Se calienta el campo con la protesta. Y el poder político sube la temperatura desde los medios. Veo en la televisión —que obedece a uno y pagamos todos— a una tertuliana analizando las movilizaciones con las siguientes palabras: "Ahí vemos mucha barba y mucha calva, vemos a gente de edad mayor, vemos a hombres, señoros".

Me queda la duda de saber cuál es la cifra correcta de hombres que pueden protestar sin ser muchos. Me gustaría saber dónde está el listón para que los calvos sean muchos y dónde para que los mayores resulten demasiados. Intento ver si las redes sociales me traen la respuesta.

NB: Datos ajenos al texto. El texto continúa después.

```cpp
template <class F, bool NT> __global__ __launch_bounds__(256) void k_pipe_allreduce(PipeArgs a)
{
    using T = typename F::T;
    constexpr size_t esz = sizeof(T);
    __shared__ uint64_t item_s;
    __shared__ uint32_t give_up_s;
    const uint64_t total = (uint64_t)a.nchunks * (uint64_t)a.n;
    for (;;) {
        if (threadIdx.x == 0) item_s = __hip_atomic_fetch_add(a.queue, 1ull, __ATOMIC_RELAXED, __HIP_MEMORY_SCOPE_AGENT) - a.qbase;
        __syncthreads();
        const uint64_t it = uniform64(item_s);
        if (threadIdx.x == 0) dbg_store(a, 0, it);
        if (it >= total) break;
        if (it < a.nchunks) {
            const uint64_t k = it;
            const size_t blen = a.blen[a.me], lo = k * a.chunk, hi = lo + a.chunk < blen ? lo + a.chunk : blen;
            const bool wt = a.wt && a.co_fold && ((uintptr_t)(a.dst + (a.boff[a.me] + lo) * esz) & 15) == 0 &&
                            (((hi - lo) * esz) & 15) == 0;
            if (lo < hi) fold_range<F, NT>(a, a.boff[a.me] + lo, a.boff[a.me] + hi, wt);
            asm volatile("s_waitcnt vmcnt(0)" ::: "memory");
            __syncthreads();
            if (threadIdx.x == 0) {
                if (!wt) __builtin_amdgcn_fence(__ATOMIC_RELEASE, "");
                asm volatile("s_waitcnt vmcnt(0)" ::: "memory");
                for (int q = 0; q < a.n; ++q)
                    if (q != a.me) __hip_atomic_store(a.peer_flag[q] + k, a.seq, __ATOMIC_RELAXED, __HIP_MEMORY_SCOPE_SYSTEM);
                dbg_store(a, 1, 2);
            }
        } else {
            const uint64_t j = it - a.nchunks;
            const uint64_t k = j / (uint64_t)(a.n - 1);
            const int q = (int)((a.me + 1 + (int)(j % (uint64_t)(a.n - 1))) % a.n);
            const size_t blen = a.blen[q], lo = k * a.chunk, hi = lo + a.chunk < blen ? lo + a.chunk : blen;
            const size_t b0 = (a.boff[q] + lo) * esz, b1 = (a.boff[q] + hi) * esz;
            const bool co = (a.co_pull >> q) & 1u;
            const bool wt = a.wt && co && ((uintptr_t)(a.dst + b0) & 15) == 0 && ((b1 - b0) & 15) == 0;
            if (threadIdx.x == 0) {
                uint32_t give_up = 0;
                const uint64_t *f = a.my_flag + (size_t)q * a.kmax + k;
                const uint64_t t0 = __builtin_amdgcn_s_memrealtime();
                unsigned polls = 0;
                while (flag_load(f) < a.seq) {
                    __builtin_amdgcn_s_sleep(2);
                    if ((++polls & 1023u) == 0 &&
                        (__hip_atomic_load(a.err, __ATOMIC_RELAXED, __HIP_MEMORY_SCOPE_SYSTEM) != 0 ||
                         __builtin_amdgcn_s_memrealtime() - t0 > a.timeout_ticks)) {
                        __hip_atomic_store(a.err, 1u, __ATOMIC_RELAXED, __HIP_MEMORY_SCOPE_SYSTEM);
                        give_up = 1;
                        break;
                    }
                }
                if (!wt) __builtin_amdgcn_fence(__ATOMIC_ACQUIRE, "");
                asm volatile("s_waitcnt vmcnt(0)" ::: "memory");
                give_up_s = give_up;
                dbg_store(a, 1, give_up ? 8 : 4);
                dbg_store(a, 3, polls);
            }
            __syncthreads();
            const bool give_up = __builtin_amdgcn_readfirstlane(give_up_s) != 0;
            if (!give_up && lo < hi) copy_range<NT>(a.dst, a.peer_rbuf[q], b0, b1, co, wt);
        }
        __syncthreads();
    }
}

static bool pipe_nt(size_t bytes) { return beyond_mall(2 * bytes); }

template <class F> static int launch_pipe(const PipeArgs &a, unsigned grid, hipStream_t s)
{
    if (pipe_nt((size_t)a.count * sizeof(typename F::T)))
        hipLaunchKernelGGL((k_pipe_allreduce<F, true>), dim3(grid), dim3(256), 0, s, a);
    else
        hipLaunchKernelGGL((k_pipe_allreduce<F, false>), dim3(grid), dim3(256), 0, s, a);
    MI_HIP(hipGetLastError());
    return MI355X_SUCCESS;
}

template <class F> static int occupancy_pipe(size_t count)
{
    int nb = 0;
    hipError_t e = pipe_nt(count * sizeof(typename F::T))
                       ? hipOccupancyMaxActiveBlocksPerMultiprocessor(&nb, k_pipe_allreduce<F, true>, 256, 0)
                       : hipOccupancyMaxActiveBlocksPerMultiprocessor(&nb, k_pipe_allreduce<F, false>, 256, 0);
    return e == hipSuccess && nb > 0 ? nb : 1;
}

struct PipeTable {
    int (*f[MI355X_OP_MAX_][MI355X_T_MAX])(const PipeArgs &, unsigned, hipStream_t) = {};
    int (*occ[MI355X_OP_MAX_][MI355X_T_MAX])(size_t) = {};
    PipeTable()
    {
        for_each_slot([&](auto tag, int op, int ty) {
            using F = typename decltype(tag)::type;
            f[op][ty] = &launch_pipe<F>;
            occ[op][ty] = &occupancy_pipe<F>;
        });
    }
};

static const PipeTable &pipe_table()
{
    static const PipeTable t;
    return t;
}

int launch_pipe_slot(int op, int type, const PipeArgs &a, unsigned grid, hipStream_t s)
{
    const PipeTable &t = pipe_table();
    if (op < 0 || op >= MI355X_OP_MAX_ || type < 0 || type >= MI355X_T_MAX || !t.f[op][type])
        return set_error(MI355X_ERR_UNSUPPORTED, "no pipelined allreduce for op %d type %d", op, type);
    return t.f[op][type](a, grid, s);
}

// ... 9 lines not shown
```

### ompi-release_amd/csrc/rt/coll_pipe_host.cpp

```cpp

#include <fcntl.h>
#include <immintrin.h>
#include <poll.h>
#include <sched.h>
#include <signal.h>
#include <sys/mman.h>
#include <sys/socket.h>
#include <sys/stat.h>
#include <sys/un.h>
#include <unistd.h>

#include <algorithm>
#include <array>
#include <atomic>
#include <cerrno>
#include <chrono>
#include <condition_variable>
#include <cstddef>
#include <deque>
#include <functional>
#include <cstdio>
#include <cstdlib>
#include <cstring>
#include <map>
#include <memory>
#include <mutex>
#include <string>
#include <thread>
#include <vector>

#include "coll_internal.hpp"
#include "coll_sched.hpp"
#include "rt_internal.hpp"
#include "stream_core.hpp"

#include "comm_internal.hpp"

#include "coll_comm_int.hpp"

namespace mi355x {

constexpr size_t kPipeKmax = 1024;
int ensure_pipe(mi355x_comm *c)
{
    if (c->pipe_base) return MI355X_SUCCESS;
    const size_t n = (size_t)c->size;
    const size_t bytes = (n * kPipeKmax * sizeof(uint64_t) + 4095) / 4096 * 4096;
    MI_HIP(hipExtMallocWithFlags((void **)&c->pipe_base, bytes, hipDeviceMallocUncached));
    hipStream_t ss = setup_stream(c);
    MI_HIP(hipMemsetAsync(c->pipe_base, 0, bytes, ss));
    MI_HIP(hipMalloc((void **)&c->pipe_queue, sizeof(uint64_t)));
    MI_HIP(hipMemsetAsync(c->pipe_queue, 0, sizeof(uint64_t), ss));
    if (!c->ll_err) MI_HIP(hipHostMalloc((void **)&c->ll_err, sizeof(uint32_t), hipHostMallocCoherent));
    MI_HIP(hipStreamSynchronize(ss));
    c->pipe_kmax = kPipeKmax;
    c->pipe_qbase = 0;
    c->pipe_seq = 0;
    const void *mine[1] = {c->pipe_base};
    const uint64_t sig[4] = {11, bytes, 0, 0};
    std::vector<std::vector<void *>> P;
    int rc = exchange(c, 1, mine, sig, P, nullptr, true, true);
    if (rc) return rc;
    c->pipe_peer.assign(n, nullptr);
    for (size_t q = 0; q < n; ++q) c->pipe_peer[q] = (char *)P[0][q];
    TRACE(c, "pipe region %zu bytes, %d ranks on this GPU", bytes, c->pipe_share);
    return barrier(c);
}

}

namespace mi355x {

int pipe_allreduce(mi355x_comm *c, int op, int type, const Program &pr,
                          const std::vector<std::vector<void *>> &P, size_t count, hipStream_t s)
{
    if (!c->pipe_base) return set_error(MI355X_ERR_ARG, "pipelined allreduce before its setup");
    int rc = MI355X_SUCCESS;
    const size_t esz = mi355x_type_size(type), n = (size_t)c->size;
    PipeArgs a;
    std::memset(&a, 0, sizeof(a));
    size_t maxlen = 0;
    for (int q = 0; q < c->size; ++q) {
        size_t o, l;
        ring_block(count, c->size, q, &o, &l);
        a.boff[q] = o;
        a.blen[q] = l;
        maxlen = std::max(maxlen, l);
    }
    const size_t vec = 16 / esz;
    size_t chunk = coll_tune().pipe_chunk_kib ? ((size_t)coll_tune().pipe_chunk_kib << 10) / esz
                                              : std::max<size_t>(((size_t)64 << 10) / esz, maxlen / 512);
    if (c->pipe_chunk_override) chunk = c->pipe_chunk_override;
    chunk = std::max(chunk, (maxlen + kPipeKmax - 1) / kPipeKmax);
    chunk = (chunk + vec - 1) / vec * vec;
    const size_t nchunks = std::max<size_t>(1, (maxlen + chunk - 1) / chunk);
    const int me = c->rank;
    for (int q = 0; q < c->size; ++q) {
        a.src[q] = P[0][q];
        a.peer_rbuf[q] = (const char *)P[1][q];
        if (q != me)
            a.peer_flag[q] = reinterpret_cast<uint64_t *>(c->pipe_peer[q]) + (size_t)me * c->pipe_kmax;
    }
    a.dst = (char *)P[1][me];
    a.my_flag = reinterpret_cast<const uint64_t *>(c->pipe_base);
    a.queue = c->pipe_queue;
    a.err = c->ll_err;
    *c->ll_err = 0;
    a.qbase = c->pipe_qbase;
    a.seq = ++c->pipe_seq;
    a.timeout_ticks = (uint64_t)(c->timeout_s * 1e8);
    a.kmax = c->pipe_kmax;
    a.chunk = chunk;
    a.count = count;
    a.nchunks = (uint32_t)nchunks;
    a.n = c->size;
    a.me = me;
    for (size_t j = 0; j < pr.order.size(); ++j) a.order[j] = pr.order[j];
    a.role_mask = pr.role_mask;
    a.wt = coll_tune().pipe_wt;
    const void *fold_ptrs[1 + kMaxRanks] = {a.dst};
    for (int q = 0; q < c->size; ++q) fold_ptrs[1 + q] = a.src[q];
    a.co_fold = co_aligned(esz, fold_ptrs, 1 + c->size);
    for (int q = 0; q < c->size; ++q) {
        const void *const pull_ptrs[] = {a.dst, a.peer_rbuf[q]};
        if (co_aligned(1, pull_ptrs, 2)) a.co_pull |= 1ull << q;
    }
    const uint64_t total = (uint64_t)nchunks * n;
    const int share = std::max(1, c->pipe_share);
    int wpc = coll_tune().pipe_wg_per_cu;
    if (share > 1) wpc = std::min(wpc, pipe_blocks_per_cu(op, type, count));
    uint64_t grid = (uint64_t)std::max(1, wpc * device_cu_count() / share);
    if (share == 1) grid = std::max<uint64_t>(grid, 8);
    if (grid > total) grid = total;
    const bool tp = c->time_phases && c->tev[0];
    if (tp) MI_HIP(hipEventRecord(c->tev[0], s));
    TRACE(c, "pipe launch seq %llu grid %llu chunks %zu x %zu elements qbase %llu co_fold %d co_pull %llx",
          (unsigned long long)a.seq, (unsigned long long)grid, nchunks, chunk, (unsigned long long)a.qbase, a.co_fold,
          (unsigned long long)a.co_pull);
    if (debug_on()) {
        if (!c->pipe_dbg) MI_HIP(hipHostMalloc((void **)&c->pipe_dbg, 4 * 4096 * sizeof(uint64_t), hipHostMallocCoherent));
        std::memset(c->pipe_dbg, 0, 4 * 4096 * sizeof(uint64_t));
        if (grid <= 4096) a.dbg = c->pipe_dbg;
    }
    rc = launch_pipe_slot(op, type, a, (unsigned)grid, s);
    if (rc) return rc;
    if (tp) MI_HIP(hipEventRecord(c->tev[1], s));
    if (a.dbg) {
        const auto t0 = std::chrono::steady_clock::now();
        double next = 2.0;
        while (hipStreamQuery(s) == hipErrorNotReady) {
            usleep(1000);
            const double el = std::chrono::duration<double>(std::chrono::steady_clock::now() - t0).count();
            if (el > next) {
                next += 5.0;
                for (uint64_t g = 0; g < grid; ++g)
                    TRACE(c, "pipe wg %llu: item %lld stage %lld flag %lld polls %lld", (unsigned long long)g,
                          (long long)c->pipe_dbg[4 * g], (long long)c->pipe_dbg[4 * g + 1], (long long)c->pipe_dbg[4 * g + 2],
                          (long long)c->pipe_dbg[4 * g + 3]);
                uint64_t qv = 0;
                TRACE(c, "pipe err word %u", (unsigned)__atomic_load_n(c->ll_err, __ATOMIC_ACQUIRE));
                (void)qv;
            }
        }
    }
    bool gone = false;
    for (unsigned spins = 1; hipStreamQuery(s) == hipErrorNotReady; ++spins) {
        if (spins > 256) sched_yield();
        if (!gone && (spins & 0x3fffu) == 0 && peer_gone(c)) {
            gone = true;
            __atomic_store_n(c->ll_err, 1u, __ATOMIC_RELEASE);
        }
    }
    MI_HIP(hipStreamSynchronize(s));
    if (__atomic_load_n(c->ll_err, __ATOMIC_ACQUIRE)) {
        if (gone) {
            (void)hipMemsetAsync(c->pipe_queue, 0, sizeof(uint64_t), s);
            (void)hipStreamSynchronize(s);
            c->pipe_qbase = 0;
            return MI355X_ERR_PEER;
// ... 71 lines not shown
```

### ompi-release_amd/csrc/rt/comm_internal.hpp

```cpp
#pragma once

#include <unistd.h>

#include <atomic>
#include <condition_variable>
#include <cstdint>
#include <cstdio>
#include <cstdlib>
#include <deque>
#include <functional>
#include <map>
#include <memory>
#include <mutex>
#include <string>
#include <thread>
#include <vector>

#include "coll_internal.hpp"
#include "coll_sched.hpp"
#include "rt_internal.hpp"
#include "svc_queue.hpp"

namespace mi355x {

// ... 238 lines not shown
    mi355x::SvcQueue *svcq = nullptr;
    mi355x::SvcPage *svc_page = nullptr;
    bool svc_page_dev = false;
    uint64_t *svc_host = nullptr;
    int svc_nwg = 16;
    double svc_idle_s = 0.001;
    double svc_shrink_s = 100e-6;
    uint64_t svc_calls = 0, svc_launches = 0, svc_regrows = 0;
    size_t svc_pull_max = (size_t)128 << 10;
    size_t svc_copy_max = (size_t)1 << 20;
    bool svc_rs = true;
    bool svc_keep = false;
    bool svc_want = false;
    bool svc_attached = false;
    bool svc_flows_tested = false;
    int selftest_reused = 0;
    uint64_t svc_epoch = 0;
    uint64_t svc_tries = 0;
    uint64_t svc_retry = 16;
    uint64_t svc_revocations = 0;
    double svc_handover_s = 0.01;
    unsigned flows = 0x1f, flows_failed = 0;
    bool pipe_untested = false;
    size_t pipe_chunk_override = 0;
    bool gated = false;
    uint64_t gate_calls = 0;
    size_t ll_bytes = 0;
    double create_us = 0, selftest_us = 0;
    void *gf_buf = nullptr;
    size_t gf_bytes = 0;
    double gf_used = 0;
    mi355x::CollTune tune = mi355x::coll_tune_default();
    uint64_t use_clock = 0;
    bool dev_ready = false;
    bool selftest = true;
    double setup_us = 0;
    std::vector<std::pair<int, long>> preset;
    bool svc_stuck = false;
    uint64_t *svc_trace = nullptr;
    char *pipe_base = nullptr;
    size_t pipe_kmax = 0;
    std::vector<char *> pipe_peer;
    uint64_t *pipe_queue = nullptr;
    uint64_t pipe_qbase = 0;
    uint64_t pipe_seq = 0;
    int pipe_share = 1;
    size_t one_phase_max = (size_t)1 << 20;
    bool pipe_on = false;
    uint64_t pipe_holder = 0;
    int pipe_token = -1;
    int pipe_entry = -1;
    uint64_t pipe_refused = 0;
    uint64_t pipe_calls = 0;
    std::mutex prog_mtx;
    std::map<int, mi355x::Program> prog_cache;
    bool lat_on = false;
    double lat_acc[4] = {0, 0, 0, 0};
    uint64_t lat_n = 0;
    char *ctrl_dev = nullptr;
    bool ctrl_registered = false;
    uint64_t done_seq = 0;
    uint64_t *pipe_dbg = nullptr;
    std::thread worker;
    std::mutex q_mtx;
    std::condition_variable q_cv;
    std::deque<mi355x_request *> queue;
    bool stop = false;
    int pending = 0;
    hipStream_t nb_stream = nullptr;
    int knob_allreduce = 0, knob_reduce = 0, knob_rs = 0;
    int chain_fanout = mi355x::kDefaultChainFanout;
    const mi355x_rules_t *rules = nullptr;
    int nb_order = 0;
    size_t scan_part_min = mi355x::kScanPartMinDefault;
    int last_alg = -1;
    double timeout_s = mi355x::kDefaultTimeoutS;
    bool time_phases = false;
    hipEvent_t tev[4] = {nullptr, nullptr, nullptr, nullptr};
    float phase_ms[2] = {-1.f, -1.f};
    mi355x::P2P *p2p = nullptr;
    std::recursive_mutex reg_mtx;
};
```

Se alzan los agricultores. Y los sindicatos tradicionales, en lugar de levantarse, se sientan junto a quien reparte las subvenciones. El líder sindical Unai Sordo afirmó: "Quien se está movilizando no son trabajadores y trabajadoras por cuenta ajena, son empresarios del campo".

Me queda la incertidumbre de averiguar qué estarán haciendo los pobres jornaleros mientras los señoritos se suben en los tractores, dejando la tierra sin labrar y perdiendo dinero, nada más que por darse el gusto de hacer el gamberro. Pruebo a ver si en la prensa me resuelven el misterio.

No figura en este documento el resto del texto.